Lectures :
Les Hommes sans Épaules, numéro 58 : Daniel Varoujan. Quand on reçoit un numéro des HSE, plus que pour bien des revues, il faut se précipiter sur l’éditorial de Christophe Dauphin. Il donne le ton et l’esprit aux cahiers qui suivent en dessinant un pays où s’entrelacent le mémoriel, l’histoire, le politique, les coups de gueule et les bourrades chaleureuses. Un peu comme un marin qui après un long périple revient au bar du pays et vous parle de « là-bas ».
Celui du numéro 58 est parmi les plus émouvants que j’ai lus. Il dit s’inspirer d’un manuscrit inédit (j’espère pas trop longtemps) qui nous fait partir de son village natal où prit racine sa relation avec l’Arménie par l’intermédiaire d’un ami, Raphaël Thorossov, mort en 1998, à 101 ans : « Du fond de mon enfance, je te revois Raphaël. Tu déambulais dans le village coiffé de ta légendaire toque noir et vêtu de ton manteau en astrakan […] Tu me parlais, de là-bas… Ce pays que tu avais quitté, non sans avoir emporté dans un bocal de généreux grammes de terre. “Elle partira avec moi” me disais-tu. ».
Des noms surgissent, connus ou méconnus (j’y apprends les racines arméniennes de Paul Farellier, ce qu’ami aveugle je n’avais pas relevées), des rencontres, des titres de recueils, des pages d’histoire arménienne, avec ses crimes, pillages, massacres d’hommes, femmes et enfants jusqu’à ce « génocide de 1915 », et qui fut suivi de deux guerres récentes, puis encore celle de 2020… Et pourtant le pays dont il nous parle brille d’une lumière inégalable, avec ses jardins, son architecture, sa musique car ce pays est d’abord celui apparu par un lien d’amitié : « Que d’histoire de sang et de liens fraternels avec l’Arménie dans le mouchoir de nuages de notre bourg haut-normand ! »
Après cet édito, le cahier Ainsi furent les Wah I ouvre ses pages aux auteurs ayant mentionné l’Arménie durant cette période, dont Quillard, Max Jacob, Hikmet, Mandelstam et Grossman avec son inoubliable carnet de voyage, Que la paix soit avec vous. S’y joignent des poètes arméniens, dont le plus ancien, dont on garde trace s’appelle Grégoire de Narek (940‑1000), avec ce poème « Toi qui prends soin des âmes », Siamanto, Lubin, pour donner des noms que je connais un peu. C’est une nouvelle occasion de signaler la qualité des notices biographiques de la revue qui en fait un incontournable de toute bibliothèque résolue et ambitieuse.

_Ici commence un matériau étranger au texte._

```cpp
template <int KFIX>
__device__ __forceinline__ float quarter_dot(const float* __restrict__ ap, const float* __restrict__ wp, int K, int ql) {
    float acc = 0.f;
    if (KFIX > 0) {
        constexpr int NT = KFIX > 0 ? KFIX / 64 : 1;
        float4 x[NT], w[NT];
#pragma unroll
        for (int t = 0; t < KFIX / 64; ++t) {
            x[t] = *reinterpret_cast<const float4*>(ap + t * 64 + ql * 4);
            w[t] = *reinterpret_cast<const float4*>(wp + t * 64 + ql * 4);
        }
#pragma unroll
        for (int t = 0; t < KFIX / 64; ++t) {
            acc = fmaf(x[t].x, w[t].x, acc); acc = fmaf(x[t].y, w[t].y, acc);
            acc = fmaf(x[t].z, w[t].z, acc); acc = fmaf(x[t].w, w[t].w, acc);
        }
    } else {
        for (int k = ql * 4; k < K; k += 64) {
            const float4 x = *reinterpret_cast<const float4*>(ap + k);
            const float4 w = *reinterpret_cast<const float4*>(wp + k);
            acc = fmaf(x.x, w.x, acc); acc = fmaf(x.y, w.y, acc); acc = fmaf(x.z, w.z, acc); acc = fmaf(x.w, w.w, acc);
        }
    }
    return acc;
}
__device__ __forceinline__ float quarter_sum(float v) {
#pragma unroll
    for (int off = 8; off >= 1; off >>= 1) v += __shfl_xor(v, off, 64);
    return v;
}
__device__ __forceinline__ int screen_row(int g, int code) {
    const int q = code & 15;
    return (g >> 2) * 128 + ((g >> 1) & 1) * 64 + 4 * (g & 1) + (code >> 4) * 32 + (q & 3) + 8 * (q >> 2);
}

template <int KFIX, int NPT>
__global__ __launch_bounds__(256) void qmax_refine_kernel(const float* __restrict__ P1, const float* __restrict__ P2, int G, int n, long long ldp,
                                                          const float* __restrict__ a_last, int K, const float* __restrict__ W,
                                                          const float* __restrict__ bias, int NO, unsigned* __restrict__ wm, int parity,
                                                          float* __restrict__ zmax, unsigned long long* __restrict__ stats) {
    extern __shared__ __attribute__((aligned(16))) uint32_t cand[];
    uint16_t* wlist = reinterpret_cast<uint16_t*>(cand + (size_t)G * kRefineSamples);
    __shared__ float sv[8][32];
    __shared__ float na[32], thr[32];
    __shared__ int best[32];
    __shared__ int cnt, nexp;
    const int tid = (int)threadIdx.x;
    const int sl = tid & 31, phase = tid >> 5;
    const int ql = tid & 15, quarter = tid >> 4;
    const int b0 = (int)blockIdx.x * kRefineSamples;
    const int b = b0 + sl;
    const bool ok = b < n;
    if (tid == 0) { cnt = 0; nexp = 0; if (blockIdx.x == 0) { wm[parity ^ 1] = 0u; wm[2 + (parity ^ 1)] = 0u; } }
    unsigned long long st_pairs = 0, st_whole = 0;
    if (tid == 0) { st_pairs = stats[2 * blockIdx.x]; st_whole = stats[2 * blockIdx.x + 1]; }
    if (tid < 32) best[tid] = (int)0x80000000;
    float v[NPT], v2[NPT];
    const int bc = min(b, n - 1);
#pragma unroll
    for (int u = 0; u < NPT; ++u) {
        const int g = min(phase + 8 * u, G - 1);
        v[u] = P1[(long long)g * ldp + bc];
        v2[u] = P2[(long long)g * ldp + bc];
    }
#pragma unroll
    for (int u = 0; u < NPT; ++u)
        if (!ok || phase + 8 * u >= G) { v[u] = kColmaxPadBias; v2[u] = kColmaxPadBias; }
#pragma unroll
    for (int r = 0; r < 2; ++r) {
        const int i = quarter + 16 * r;
        const float* ap = a_last + (long long)min(b0 + i, n - 1) * K;
        const float ss = quarter_sum(quarter_dot<KFIX>(ap, ap, K, ql));
        if (ql == 0) na[i] = ss;
    }
    float m = kColmaxPadBias;
#pragma unroll
    for (int u = 0; u < NPT; ++u) m = fmaxf(m, v[u]);
    sv[phase][sl] = m;
    __syncthreads();
    if (tid < 32) {
        m = sv[0][sl];
#pragma unroll
        for (int p = 1; p < 8; ++p) m = fmaxf(m, sv[p][sl]);
        const float wmx = fmaxf(__builtin_bit_cast(float, wm[parity]), __builtin_bit_cast(float, wm[4]));
        const float bmx = fmaxf(__builtin_bit_cast(float, wm[2 + parity]), __builtin_bit_cast(float, wm[5]));
        const float B = kScreenEps * sqrtf(na[sl]) * wmx + kScreenBiasEps * bmx;
        float t0 = m - 2.f * B * 1.03125f - 1.52587890625e-05f * (fabsf(m) + 2.f * B);
        if (!(t0 == t0)) t0 = -__builtin_inff();
        thr[sl] = b0 + sl < n ? t0 : __builtin_inff();
    }
    __syncthreads();
    {
        const float t = thr[sl];
#pragma unroll
        for (int u = 0; u < NPT; ++u) {
            const int g = phase + 8 * u;
            if (v[u] >= t) {
                if (v2[u] >= t) wlist[atomicAdd(&nexp, 1)] = (uint16_t)(sl | (g << 5));
                else cand[atomicAdd(&cnt, 1)] = (uint32_t)sl | ((uint32_t)screen_row(g, (int)(__builtin_bit_cast(uint32_t, v[u]) & 31u)) << 5);
            }
        }
    }
    __syncthreads();
    const int singles = cnt, wholes = nexp;
    for (int e0 = 0; e0 < singles; e0 += 64) {
        float z[4];
        int s2[4], row[4];
        bool live[4];
#pragma unroll
        for (int r = 0; r < 4; ++r) {
            const int e = e0 + quarter + 16 * r;
            live[r] = e < singles;
            const uint32_t ent = cand[live[r] ? e : 0];
            s2[r] = (int)(ent & 31u);
            row[r] = min((int)(ent >> 5), NO - 1);
            z[r] = quarter_dot<KFIX>(a_last + (long long)(b0 + s2[r]) * K, W + (long long)row[r] * K, K, ql);
        }
#pragma unroll
        for (int r = 0; r < 4; ++r) {
            z[r] = quarter_sum(z[r]) + bias[row[r]];
            if (live[r] && ql == 0 && z[r] == z[r]) atomicMax(&best[s2[r]], float_order_key(z[r]));
        }
    }
    for (int e = 0; e < wholes; ++e) {
        const int ent = wlist[e];
        const int s2 = ent & 31, g = ent >> 5;
        float zb = kColmaxPadBias;
#pragma unroll
        for (int r = 0; r < 2; ++r) {
            const int row = screen_row(g, quarter + 16 * r);
            const int rc = min(row, NO - 1);
            const float z = quarter_sum(quarter_dot<KFIX>(a_last + (long long)(b0 + s2) * K, W + (long long)rc * K, K, ql)) + bias[rc];
            if (row < NO) zb = fmaxf(zb, z);
        }
        if (ql == 0) atomicMax(&best[s2], float_order_key(zb));
    }
    __syncthreads();
    if (tid < 32 && ok) zmax[b] = float_from_key(best[sl]);
    if (tid == 0) {
        stats[2 * blockIdx.x] = st_pairs + (unsigned long long)(singles + wholes);
        stats[2 * blockIdx.x + 1] = st_whole + (unsigned long long)wholes;
    }
}

struct TdFused {
    SlotSrc src;
    const int32_t* action_to; const float* reward; const uint8_t* done;
    const float* a_s;
    const float* w_out; const float* b_out;
    const float* view; long long view_ld; int view_kmax;
    float gamma;
    float* dtop; float* dsc; int32_t* act; float* qsa; float* yv; float* lossv;
};
__host__ __device__ inline size_t refine_cand_words(int G) { const size_t w = (size_t)G * 32; return w < 8192 ? 8192 : w; }
__host__ __device__ inline size_t refine_wlist_bytes(int G) { return ((size_t)G * 32 * sizeof(uint16_t) + 15) & ~(size_t)15; }
__host__ __device__ inline size_t refine_stage_bytes() { return (size_t)3 * 32 * 256 * sizeof(float); }
template <int KFIX, bool TD = false, class Loss = SquaredLoss>
__global__ __launch_bounds__(256) void qmax_refine2_kernel(const float* __restrict__ R, int ranges, int gpr ,
                                                           const float* __restrict__ P1, const float* __restrict__ P2, int G, int n, long long ldp,
                                                           const float* __restrict__ na_all, const float* __restrict__ a_last, int K,
                                                           const float* __restrict__ W, const float* __restrict__ bias, int NO,
                                                           unsigned* __restrict__ wm, int parity, float* __restrict__ zmax,
                                                           unsigned long long* __restrict__ stats, const TdFused T, int whole_mode, const Loss L) {
    extern __shared__ __attribute__((aligned(16))) uint32_t cand[];
    uint16_t* wlist = reinterpret_cast<uint16_t*>(cand + refine_cand_words(G));
    __shared__ float sv[8][32];
    __shared__ float thr[32];
    __shared__ int best[32];
    __shared__ int cnt, nexp;
    __shared__ unsigned gbits[256];
    __shared__ unsigned long long gpop[4];
    const int tid = (int)threadIdx.x;
    const int sl = tid & 31, phase = tid >> 5;
    const int ql = tid & 15, quarter = tid >> 4;
    const int b0 = (int)blockIdx.x * kRefineSamples;
    const int b = b0 + sl;
    const bool ok = b < n;
    const int bc = min(b, n - 1);
    if (tid == 0) { cnt = 0; nexp = 0; if (blockIdx.x == 0) { wm[parity ^ 1] = 0u; wm[2 + (parity ^ 1)] = 0u; } }
    unsigned long long st_pairs = 0, st_whole = 0;
    if (tid == 0) { st_pairs = stats[2 * blockIdx.x]; st_whole = stats[2 * blockIdx.x + 1]; }
    if (tid < 32) best[tid] = (int)0x80000000;
    const bool stage_ok = KFIX > 0 && G <= 256;
    gbits[tid] = 0u;
    const int td_lane = tid & 63, td_w = tid >> 6;
    int td_a = -1; float td_r = 0.f, td_bo = 0.f; bool td_dn = false;
    float zq[8];
    if (TD) {
        static_assert(!TD || KFIX == 256, "fused TD delta: 256-wide last hidden layer");
        if (td_lane < 8) {
            const int bb = min(b0 + td_w * 8 + td_lane, n - 1);
            const int sslot = slot_of(T.src, bb);
            td_a = T.action_to[sslot];
            td_r = T.reward[sslot];
            td_dn = T.done[sslot] != 0;
            td_bo = T.b_out[(td_a >= 0 && td_a < 96) ? td_a : 0];
        }
#pragma unroll
        for (int i = 0; i < 8; ++i) {
            const int bb = min(b0 + td_w * 8 + i, n - 1);
            const int a = __shfl(td_a, i, 64);
            const int ac = (a >= 0 && a < 96) ? a : 0;
            const float4 av = *reinterpret_cast<const float4*>(T.a_s + (long long)bb * 256 + td_lane * 4);
            const float4 wv = *reinterpret_cast<const float4*>(T.w_out + (long long)ac * 256 + td_lane * 4);
            zq[i] = (av.x * wv.x + av.y * wv.y) + (av.z * wv.z + av.w * wv.w);
        }
    }
    float m = kColmaxPadBias;
    for (int r = phase; r < ranges; r += 8) m = fmaxf(m, R[(long long)r * ldp + bc]);
    sv[phase][sl] = m;
    __syncthreads();
    if (tid < 32) {
        m = sv[0][sl];
#pragma unroll
        for (int p = 1; p < 8; ++p) m = fmaxf(m, sv[p][sl]);
        const float wmx = fmaxf(__builtin_bit_cast(float, wm[parity]), __builtin_bit_cast(float, wm[4]));
        const float bmx = fmaxf(__builtin_bit_cast(float, wm[2 + parity]), __builtin_bit_cast(float, wm[5]));
        const float B = kScreenEps * sqrtf(na_all[bc]) * wmx + kScreenBiasEps * bmx;
        float t0 = m - 2.f * B * 1.03125f - 1.52587890625e-05f * (fabsf(m) + 2.f * B);
        if (!(t0 == t0)) t0 = -__builtin_inff();
        thr[sl] = ok ? t0 : __builtin_inff();
    }
    __syncthreads();
    {
        const float t = thr[sl];
        for (int r = phase; r < ranges; r += 8) {
            if (R[(long long)r * ldp + bc] < t) continue;
            const int g0 = r * gpr, g1 = min(G, g0 + gpr);
            for (int g = g0; g < g1; g += 16) {
                float v[16], v2[16];
#pragma unroll
                for (int u = 0; u < 16; ++u) v[u] = P1[(long long)min(g + u, g1 - 1) * ldp + bc];
#pragma unroll
                for (int u = 0; u < 16; ++u) v2[u] = (g + u < g1 && v[u] >= t) ? P2[(long long)(g + u) * ldp + bc] : 0.f;
#pragma unroll
                for (int u = 0; u < 16; ++u) {
                    if (g + u < g1 && v[u] >= t) {
                        if (v2[u] >= t) { wlist[atomicAdd(&nexp, 1)] = (uint16_t)(sl | ((g + u) << 5)); if (stage_ok) atomicOr(&gbits[g + u], 1u << sl); }
                        else cand[atomicAdd(&cnt, 1)] = (uint32_t)sl | ((uint32_t)screen_row(g + u, (int)(__builtin_bit_cast(uint32_t, v[u]) & 31u)) << 5);
                    }
                }
            }
        }
    }
    __syncthreads();
    const int singles = cnt, wholes = nexp;
    for (int e0 = 0; e0 < singles; e0 += 64) {
        float z[4];
        int s2[4], row[4];
        bool live[4];
#pragma unroll
        for (int r = 0; r < 4; ++r) {
            const int e = e0 + quarter + 16 * r;
            live[r] = e < singles;
            const uint32_t ent = cand[live[r] ? e : 0];
            s2[r] = (int)(ent & 31u);
            row[r] = min((int)(ent >> 5), NO - 1);
            z[r] = quarter_dot<KFIX>(a_last + (long long)(b0 + s2[r]) * K, W + (long long)row[r] * K, K, ql);
        }
#pragma unroll
        for (int r = 0; r < 4; ++r) {
            z[r] = quarter_sum(z[r]) + bias[row[r]];
            if (live[r] && ql == 0 && z[r] == z[r]) atomicMax(&best[s2[r]], float_order_key(z[r]));
        }
    }
    const bool staged_pass = stage_ok && KFIX == 256 && wholes >= 8 && whole_mode == 2;
    if (staged_pass) {
        float* Wt0 = reinterpret_cast<float*>(cand);
        float* At = reinterpret_cast<float*>(reinterpret_cast<unsigned char*>(wlist) + refine_wlist_bytes(G));
        {
            const unsigned long long m = __ballot(__popc(gbits[tid]) >= 8);
            if ((tid & 63) == 0) gpop[tid >> 6] = m;
        }
        __syncthreads();
        unsigned long long gm[4] = {gpop[0], gpop[1], gpop[2], gpop[3]};
        bool a_staged = false;
        for (;;) {
            int gs[3];
#pragma unroll
            for (int u = 0; u < 3; ++u) {
                gs[u] = -1;
#pragma unroll
                for (int wv = 0; wv < 4; ++wv)
                    if (gs[u] < 0 && gm[wv]) { gs[u] = wv * 64 + __builtin_ctzll(gm[wv]); gm[wv] &= gm[wv] - 1; }
            }
            if (gs[0] < 0) break;
            float bj[3][2];
#pragma unroll
            for (int u = 0; u < 3; ++u)
#pragma unroll
                for (int r = 0; r < 2; ++r) bj[u][r] = gs[u] >= 0 ? bias[min(screen_row(gs[u], quarter + 16 * r), NO - 1)] : 0.f;
#pragma unroll
            for (int half = 0; half < 2; ++half) {
                float4 ra[4], rw0[4], rw1[4], rw2[4];
#pragma unroll
                for (int q = 0; q < 4; ++q) {
                    const int i = (half * 4 + q) * 256 + tid, j = i >> 6, c = i & 63;
                    ra[q] = *reinterpret_cast<const float4*>(a_last + (long long)min(b0 + j, n - 1) * K + 4 * c);
                    rw0[q] = *reinterpret_cast<const float4*>(W + (long long)min(screen_row(gs[0], j), NO - 1) * K + 4 * c);
                    rw1[q] = *reinterpret_cast<const float4*>(W + (long long)min(screen_row(gs[1] >= 0 ? gs[1] : gs[0], j), NO - 1) * K + 4 * c);
                    rw2[q] = *reinterpret_cast<const float4*>(W + (long long)min(screen_row(gs[2] >= 0 ? gs[2] : gs[0], j), NO - 1) * K + 4 * c);
                }
#pragma unroll
                for (int q = 0; q < 4; ++q) {
                    const int i = (half * 4 + q) * 256 + tid;
                    if (!a_staged) reinterpret_cast<float4*>(At)[i] = ra[q];
                    if (gs[0] >= 0) reinterpret_cast<float4*>(Wt0)[i] = rw0[q];
                    if (gs[1] >= 0) reinterpret_cast<float4*>(At + 1 * 32 * 256)[i] = rw1[q];
                    if (gs[2] >= 0) reinterpret_cast<float4*>(At + 2 * 32 * 256)[i] = rw2[q];
                }
            }
            a_staged = true;
            __syncthreads();
#pragma unroll
            for (int u = 0; u < 3; ++u) {
                if (gs[u] < 0) continue;
                const float* Wt = u == 0 ? Wt0 : At + u * 32 * 256;
                unsigned left = gbits[gs[u]];
                while (left) {
                    const int s2 = __builtin_ctz(left);
                    left &= left - 1;
                    float zb = kColmaxPadBias;
#pragma unroll
                    for (int r = 0; r < 2; ++r) {
                        const int j = quarter + 16 * r;
                        const float z = quarter_sum(quarter_dot<KFIX>(At + s2 * 256, Wt + j * 256, K, ql)) + bj[u][r];
                        if (screen_row(gs[u], j) < NO) zb = fmaxf(zb, z);
                    }
                    if (ql == 0) atomicMax(&best[s2], float_order_key(zb));
                }
            }
            __syncthreads();
        }
    }
    for (int e = 0; e < wholes; ++e) {
        const int ent = wlist[e];
        const int s2 = ent & 31, g = ent >> 5;
        if (staged_pass && __popc(gbits[g]) >= 8) continue;
        float zb = kColmaxPadBias;
#pragma unroll
        for (int r = 0; r < 2; ++r) {
            const int row = screen_row(g, quarter + 16 * r);
            const int rc = min(row, NO - 1);
            const float z = quarter_sum(quarter_dot<KFIX>(a_last + (long long)(b0 + s2) * K, W + (long long)rc * K, K, ql)) + bias[rc];
            if (row < NO) zb = fmaxf(zb, z);
        }
        if (ql == 0) atomicMax(&best[s2], float_order_key(zb));
    }
    __syncthreads();
    if (tid < 32 && ok) zmax[b] = float_from_key(best[sl]);
    if (tid == 0) {
        stats[2 * blockIdx.x] = st_pairs + (unsigned long long)(singles + wholes);
        stats[2 * blockIdx.x + 1] = st_whole + (unsigned long long)wholes;
    }
    if (TD) {
        float4 av[8], vv[8];
#pragma unroll
        for (int i = 0; i < 8; ++i) {
            const int bb = min(b0 + td_w * 8 + i, n - 1);
            const int a = __shfl(td_a, i, 64);
            const bool has_view = a >= 0 && a < 96 && a < T.view_kmax;
            av[i] = *reinterpret_cast<const float4*>(T.a_s + (long long)bb * 256 + td_lane * 4);
            vv[i] = has_view ? *reinterpret_cast<const float4*>(T.view + (long long)a * T.view_ld + td_lane * 4) : make_float4(0.f, 0.f, 0.f, 0.f);
        }
#pragma unroll
        for (int i = 0; i < 8; ++i) {
            const int bb = b0 + td_w * 8 + i;
            const int a = __shfl(td_a, i, 64);
            const float r = __shfl(td_r, i, 64), bo = __shfl(td_bo, i, 64);
            const bool dn = __shfl((int)td_dn, i, 64) != 0;
            const bool live = a >= 0 && a < 96;
            float z = zq[i];
#pragma unroll
            for (int off = 32; off > 0; off >>= 1) z += __shfl_xor(z, off, 64);
            const float zm = float_from_key(best[td_w * 8 + i]);
            float q = 0.f, y = 0.f, delta = 0.f;
            if (live) {
                q = tanhf(z + bo);
                y = dn ? r : r + T.gamma * tanhf(zm);
                delta = L.err(q - y) * td_dtanh(q) * 1.f;
            }
            if (bb < n) {
                float4 o = make_float4(0.f, 0.f, 0.f, 0.f);
                if (live && a < T.view_kmax) {
                    o.x = delta * vv[i].x * (1.f - av[i].x * av[i].x); o.y = delta * vv[i].y * (1.f - av[i].y * av[i].y);
                    o.z = delta * vv[i].z * (1.f - av[i].z * av[i].z); o.w = delta * vv[i].w * (1.f - av[i].w * av[i].w);
                }
                *reinterpret_cast<float4*>(T.dtop + (long long)bb * 256 + td_lane * 4) = o;
                if (td_lane == 0) {
                    T.dsc[bb] = delta;
                    T.act[bb] = live ? a : -1;
                    T.qsa[bb] = q; T.yv[bb] = y;
                    T.lossv[bb] = live ? L.loss(q - y) : 0.f;
                }
            }
        }
    }
}


}
```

Quelques vers arméniens résonnent encore à mon oreille : « Nous voici, nous arrivons, nous sommes la malédiction / La lance rusée enfoncée dans l’obscurité » (Sévak). « Notre génération a plus d’amis dans l’autre monde que celui-ci » (Kostan Zarian). Je fais connaissance avec ce poème d’Armen Lubin « N’ayant plus de maison ni logis / Plus de chambre où me mettre / Je me suis fabriqué une fenêtre / Sans rien autour. »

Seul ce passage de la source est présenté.